キーワード網膜 / アマクリン細胞 / Naチャネル / 視覚 / 神経回路網 / 杵体経路 / パッチクランプ法 / 杆体入力型双極細胞
研究概要

杆体視細胞からの光情報は、A2(AII)アマクリン細胞を介することで、杆体双極細胞から錐体双極細胞へ伝えられる。また、AIIアマクリン細胞は振幅の小さな活動電位を発生することが報告されている。本年度は、AIIアマクリン細胞の活動電位の役割を明らかにすることを目標として研究を遂行し、以下のことが明らかになった。
AIIアマクリン細胞から電位依存性Ca電流を記録したところ、閾値は-55mV、ピーク電流を示す電位は-20mVであった。一方、AIIアマクリン細胞の活動電位の閾値は平均で-51mV、振幅は21mVであった。これらの結果から、AIIアマクリン細胞で活動電位が発生することで、緩電位のみの時よりも多くのCaチャネルを活性化させることができると考えられる。
杆体双極細胞の樹状突起に発現しているmGluR6のアゴニストであるL-AP-4(グルタミン酸の類似物質)を外網状層に局所投与したところ、AIIアマクリン細胞のEPSCは抑制され、活動電位の頻度は減少した。このことから、杵体視細胞から放出されるグルタミン酸濃度が高いほど(光強度が弱いほど)AIIアマクリン細胞の活動電位の頻度は減少し、グルタミン酸濃度が低いほど(光強度が強いほど)活動電位の頻度が増加することが予想される。
以上のことから、グリシン作動性であるAIIアマクリン細胞は、活動電位の頻度に依存してOFF型錐体双極細胞へのグリシン放出量をコントロールしていることが考えられる。
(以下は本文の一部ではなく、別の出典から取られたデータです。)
def load_library():
    global _lib
    if _lib is not None:
        return _lib
    if not os.path.exists(LIB_PATH):
        raise LibraryMissing(
            f"{LIB_PATH} not found: build it with `python -c 'import __graft_entry__ as g; g.build()'` "
            "(there is no CPU fallback for the proving path)")
    lib = C.CDLL(LIB_PATH)
    vp = C.c_void_p
    lib.bn254s_abi_version.restype = C.c_int
    lib.bn254s_params_default.argtypes = [C.POINTER(Params)]
    lib.bn254s_ctx_create.argtypes = [C.c_int, C.POINTER(vp)]
    lib.bn254s_ctx_destroy.argtypes = [vp]
    lib.bn254s_ctx_trim.argtypes = [vp]
    lib.bn254s_last_error.argtypes = [vp]
    lib.bn254s_last_error.restype = C.c_char_p
    for name in ("bn254s_prove_g1", "bn254s_prove_g2"):
        getattr(lib, name).argtypes = [vp, C.POINTER(Params), vp, vp, vp, C.c_size_t, C.POINTER(vp)]
    lib.bn254s_prove_fq_exp.argtypes = [vp, C.POINTER(Params), vp, vp, C.c_size_t, C.POINTER(vp)]
    lib.bn254s_generate_trace.argtypes = [vp, C.c_int, vp, vp, vp, C.c_size_t, C.c_uint32, vp, vp]
    lib.bn254s_prove_g1_batch.argtypes = [vp, C.POINTER(Params), vp, vp, vp, C.c_size_t, C.c_size_t, C.POINTER(vp)]
    lib.bn254s_prove_batch.argtypes = [vp, C.c_int, C.POINTER(Params), vp, vp, vp, C.c_size_t, C.c_size_t, C.POINTER(vp)]
    lib.bn254s_prove_batch_begin.argtypes = [vp, C.c_int, C.POINTER(Params), vp, vp, vp, C.c_size_t, C.c_size_t, C.POINTER(vp),
                                             C.POINTER(vp)]
    lib.bn254s_prove_batch_end.argtypes = [vp]
    lib.bn254s_prove_batch_multi.argtypes = [C.POINTER(vp), C.c_size_t, C.c_int, C.POINTER(Params), vp, vp, vp, C.c_size_t,
                                             C.c_size_t, C.POINTER(vp)]
    lib.bn254s_proof_words.argtypes = [vp, C.POINTER(U64P), C.POINTER(C.c_size_t)]
    lib.bn254s_proof_outputs.argtypes = [vp, C.POINTER(U64P), C.POINTER(C.c_size_t)]
    lib.bn254s_proof_degree_bits.argtypes = [vp]
    lib.bn254s_proof_section.argtypes = [vp, C.c_int, C.POINTER(U64P), C.POINTER(C.c_size_t)]
    lib.bn254s_proof_stage_ms.argtypes = [vp, C.POINTER(C.POINTER(C.c_float)), C.POINTER(C.c_size_t)]
    lib.bn254s_stage_name.argtypes = [C.c_size_t]
    lib.bn254s_stage_name.restype = C.c_char_p
    lib.bn254s_proof_free.argtypes = [vp]
    lib.bn254s_proof_serialize.argtypes = [vp, vp, C.c_size_t]
    lib.bn254s_proof_serialize.restype = C.c_size_t
    lib.bn254s_verify.argtypes = [vp, C.c_int, C.POINTER(Params), C.c_uint32, vp, C.c_size_t, vp, vp, vp, vp, C.c_size_t]
    lib.bn254s_verify_host.argtypes = [C.c_int, C.POINTER(Params), C.c_uint32, vp, C.c_size_t, vp, vp, vp, vp, C.c_size_t, C.c_char_p,
                                       C.c_size_t]
    if hasattr(lib, "bn254s_verify_batch"):
        lib.bn254s_verify_batch.argtypes = [vp, C.c_int, C.POINTER(Params), C.c_uint32, vp, C.c_size_t, vp, vp, vp, vp, vp, C.c_size_t,
                                            vp, vp, C.c_size_t]
        lib.bn254s_selftest_verify_front.argtypes = [C.c_int, C.POINTER(Params), C.c_uint32, vp, C.c_size_t, vp, C.c_size_t]
        lib.bn254s_selftest_query_round.argtypes = [vp, C.c_int, C.POINTER(Params), C.c_uint32, vp, C.c_size_t, vp, C.c_size_t,
                                                    C.c_size_t, vp]
        lib.bn254s_selftest_verify_batch_ms.argtypes = [vp, vp]
        lib.bn254s_selftest_query_text.argtypes = [C.c_int, C.c_int]
        lib.bn254s_selftest_query_text.restype = C.c_char_p
    lib.bn254s_map_to_g2.argtypes = [vp, C.POINTER(Params), vp, vp, C.c_size_t, vp, vp, vp, C.POINTER(vp), C.POINTER(vp)]
    lib.bn254s_hash_to_fq2.argtypes = [vp, C.c_size_t, vp]
    lib.bn254s_g1_msm_chain.argtypes = [vp, vp, vp, vp, C.c_size_t, vp, vp]
    lib.bn254s_g1_msm.argtypes = [vp, C.POINTER(Params), vp, vp, vp, C.c_size_t, C.c_size_t, vp, vp, C.POINTER(vp)]
    lib.bn254s_g2_msm_chain.argtypes = [vp, vp, vp, vp, C.c_size_t, vp, vp]
    lib.bn254s_g2_msm.argtypes = [vp, C.POINTER(Params), vp, vp, vp, C.c_size_t, C.c_size_t, vp, vp, C.POINTER(vp)]
    lib.bn254s_g1_recover_from_x_batch.argtypes = [vp, vp, C.c_size_t, vp, vp, vp]
    lib.bn254s_g1_recover_from_x.argtypes = [vp, C.POINTER(Params), vp, C.c_size_t, C.c_size_t, vp, vp, vp, C.POINTER(vp)]
    lib.bn254s_g2_recover_from_x_batch.argtypes = [vp, vp, vp, C.c_size_t, vp, vp, vp]
    lib.bn254s_g2_recover_from_x.argtypes = [vp, C.POINTER(Params), vp, vp, C.c_size_t, C.c_size_t, vp, vp, vp, C.POINTER(vp)]
    for name in ("bn254s_fq_sqrt", "bn254s_fq2_sqrt"):
        getattr(lib, name + "_batch").argtypes = [vp, vp, vp, C.c_size_t, vp, vp, vp, vp]
        getattr(lib, name).argtypes = [vp, C.POINTER(Params), vp, vp, C.c_size_t, C.c_size_t, vp, vp, vp, vp, C.POINTER(vp)]
    lib.bn254s_fq_inv_batch.argtypes = [vp, vp, C.c_size_t, vp]
    lib.bn254s_fq2_inv_batch.argtypes = [vp, vp, C.c_size_t, vp]
    lib.bn254s_g2_subgroup_check_batch.argtypes = [vp, vp, C.c_size_t, vp]
    lib.bn254s_g2_subgroup_check.argtypes = [vp, C.POINTER(Params), vp, vp, C.c_size_t, C.c_size_t, vp, vp, C.POINTER(vp)]
    lib.bn254s_g2_clear_cofactor_batch.argtypes = [vp, vp, C.c_size_t, vp, vp]
    lib.bn254s_g2_clear_cofactor.argtypes = [vp, C.POINTER(Params), vp, vp, C.c_size_t, C.c_size_t, vp, vp, vp, C.POINTER(vp)]
    lib.bn254s_map_to_g2_batch.argtypes = [vp, vp, C.c_size_t, vp]
    lib.bn254s_hash_to_g2_batch.argtypes = [vp, vp, C.c_size_t, C.c_size_t, vp]
    lib.bn254s_job_outputs_batch.argtypes = [vp, C.c_int, vp, vp, vp, C.c_size_t, vp, vp]
    lib.bn254s_job_outputs.argtypes = [vp, C.c_int, C.POINTER(Params), vp, vp, vp, C.c_size_t, C.c_size_t, vp, C.POINTER(vp)]
    lib.bn254s_job_check_batch.argtypes = [vp, C.c_int, vp, vp, vp, C.c_size_t, vp, vp]
    lib.bn254s_prove_batch_checked.argtypes = [vp, C.c_int, C.POINTER(Params), vp, vp, vp, C.c_size_t, C.c_size_t, vp, vp,
                                               C.POINTER(vp)]
    lib.bn254s_hash_to_fq2_batch.argtypes = [vp, vp, C.c_size_t, C.c_size_t, vp]
    if hasattr(lib, "bn254s_map_to_g1"):
        lib.bn254s_hash_to_fq.argtypes = [vp, C.c_size_t, vp]
        lib.bn254s_hash_to_fq_batch.argtypes = [vp, vp, C.c_size_t, C.c_size_t, vp]
        lib.bn254s_map_to_g1_batch.argtypes = [vp, vp, C.c_size_t, vp, vp, vp]
        lib.bn254s_hash_to_g1_batch.argtypes = [vp, vp, C.c_size_t, C.c_size_t, vp]
        lib.bn254s_map_to_g1.argtypes = [vp, C.POINTER(Params), vp, C.c_size_t, C.c_size_t, vp, vp, vp, C.POINTER(vp)]
    lib.bn254s_ctl_values.argtypes = [C.c_int, vp, vp, vp, vp, C.c_size_t, vp, vp]
    lib.bn254s_commit_values.argtypes = [vp, vp, C.c_size_t, vp, vp, vp]
    lib.bn254s_bench_ntt.argtypes = [vp, C.c_size_t, C.c_int, C.POINTER(C.c_float)]
    lib.bn254s_bench_ntt_clock.argtypes = [vp, C.c_size_t, C.c_int, C.POINTER(C.c_float), C.POINTER(C.c_float), C.POINTER(C.c_float)]
    lib.bn254s_bench_issue.argtypes = [vp, C.POINTER(C.c_float), C.POINTER(C.c_float)]
    lib.bn254s_poseidon_permute.argtypes = [vp, vp, C.c_size_t]
    lib.bn254s_selftest_field.argtypes = [vp, vp, vp, C.c_size_t, vp]
    lib.bn254s_selftest_poseidon.argtypes = [vp, C.c_int, vp, C.c_size_t]
    lib.bn254s_selftest_leaf_hash.argtypes = [vp, vp, C.c_size_t, C.c_int, C.c_int, C.c_int, vp]
    lib.bn254s_selftest_fq_inv.argtypes = [vp, vp, C.c_size_t, vp]
    lib.bn254s_selftest_fq.argtypes = [vp, C.c_int, vp, C.c_size_t, vp]
    if hasattr(lib, "bn254s_selftest_logup"):
        lib.bn254s_selftest_logup.argtypes = [vp, vp, C.c_size_t, C.c_int, C.c_int, C.c_int, C.c_int, C.c_int, vp, vp]
    if hasattr(lib, "bn254s_selftest_fri_fold"):
        lib.bn254s_selftest_acc.argtypes = [vp, vp, vp, C.c_size_t, C.c_size_t, vp]
        lib.bn254s_selftest_openings.argtypes = [vp, vp, C.c_int, C.c_int, vp, vp, vp]
        lib.bn254s_selftest_fri_combine.argtypes = [vp, C.c_int, C.c_int, C.c_int, C.c_int, C.c_size_t, vp, vp, vp, vp]
        lib.bn254s_selftest_fri_fold.argtypes = [vp, vp, C.c_int, C.c_uint64, vp, vp]
        lib.bn254s_selftest_fri_rows.argtypes = [vp, vp, C.c_int, C.c_int, C.c_int, C.c_size_t, C.c_size_t, vp, C.c_int, vp, vp]
    if hasattr(lib, "bn254s_selftest_transforms"):
        lib.bn254s_selftest_transforms.argtypes = [vp, C.c_int, C.c_int, C.c_int, C.c_int, C.c_int, vp, vp, vp]
        lib.bn254s_selftest_mul_2exp.argtypes = [vp, vp, C.c_size_t, vp]
        lib.bn254s_selftest_outer_dft.argtypes = [vp, C.c_int, C.c_int, vp, C.c_size_t, vp]
    if hasattr(lib, "bn254s_selftest_quotient"):
        lib.bn254s_selftest_quotient.argtypes = [vp, C.c_int, C.c_int, C.c_int, C.c_int, C.c_size_t, C.c_size_t, C.c_size_t, vp, vp,
                                                 vp, vp, vp, vp, vp, vp, vp, vp]
        lib.bn254s_selftest_point_tables.argtypes = [vp, C.c_int, C.c_int, C.c_int, C.c_size_t, C.c_size_t, vp]
        lib.bn254s_selftest_aux.argtypes = [vp, C.c_int, vp, C.c_size_t, vp, vp, vp]
    if hasattr(lib, "bn254s_selftest_proof_plan"):
        lib.bn254s_selftest_proof_plan.argtypes = [C.c_int, C.c_size_t, C.POINTER(Params), C.c_uint64, C.c_int, C.c_int, C.c_int,
                                                   C.c_int, vp, C.c_char_p, C.c_size_t]
    lib.bn254s_bench_copy.argtypes = [vp, C.c_size_t, C.c_int]
    lib.bn254s_bench_leafhash.argtypes = [vp, C.c_size_t, C.c_int, C.c_int, C.POINTER(C.c_float)]
    lib.bn254s_g1_generate_trace.argtypes = [vp, vp, vp, vp, C.c_size_t, C.c_uint32, vp, vp]
    _lib = lib
    return lib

つまり、光強度が強いほどAIIアマクリン細胞の活動電位の頻度も多くなり、その結果、より多くのCaイオンが流入し、それによってAIIアマクリン細胞から多くのグリシンが放出されることで、OFF型錐体双極細胞を強く抑制することが考えられる。今回の研究から、AIIアマクリン細胞の活動電位は、OFF経路への光情報伝達に寄与しているということが示唆された。

  • 研究成果

    (1件)

すべて 2005

すべて 雑誌論文 (1件)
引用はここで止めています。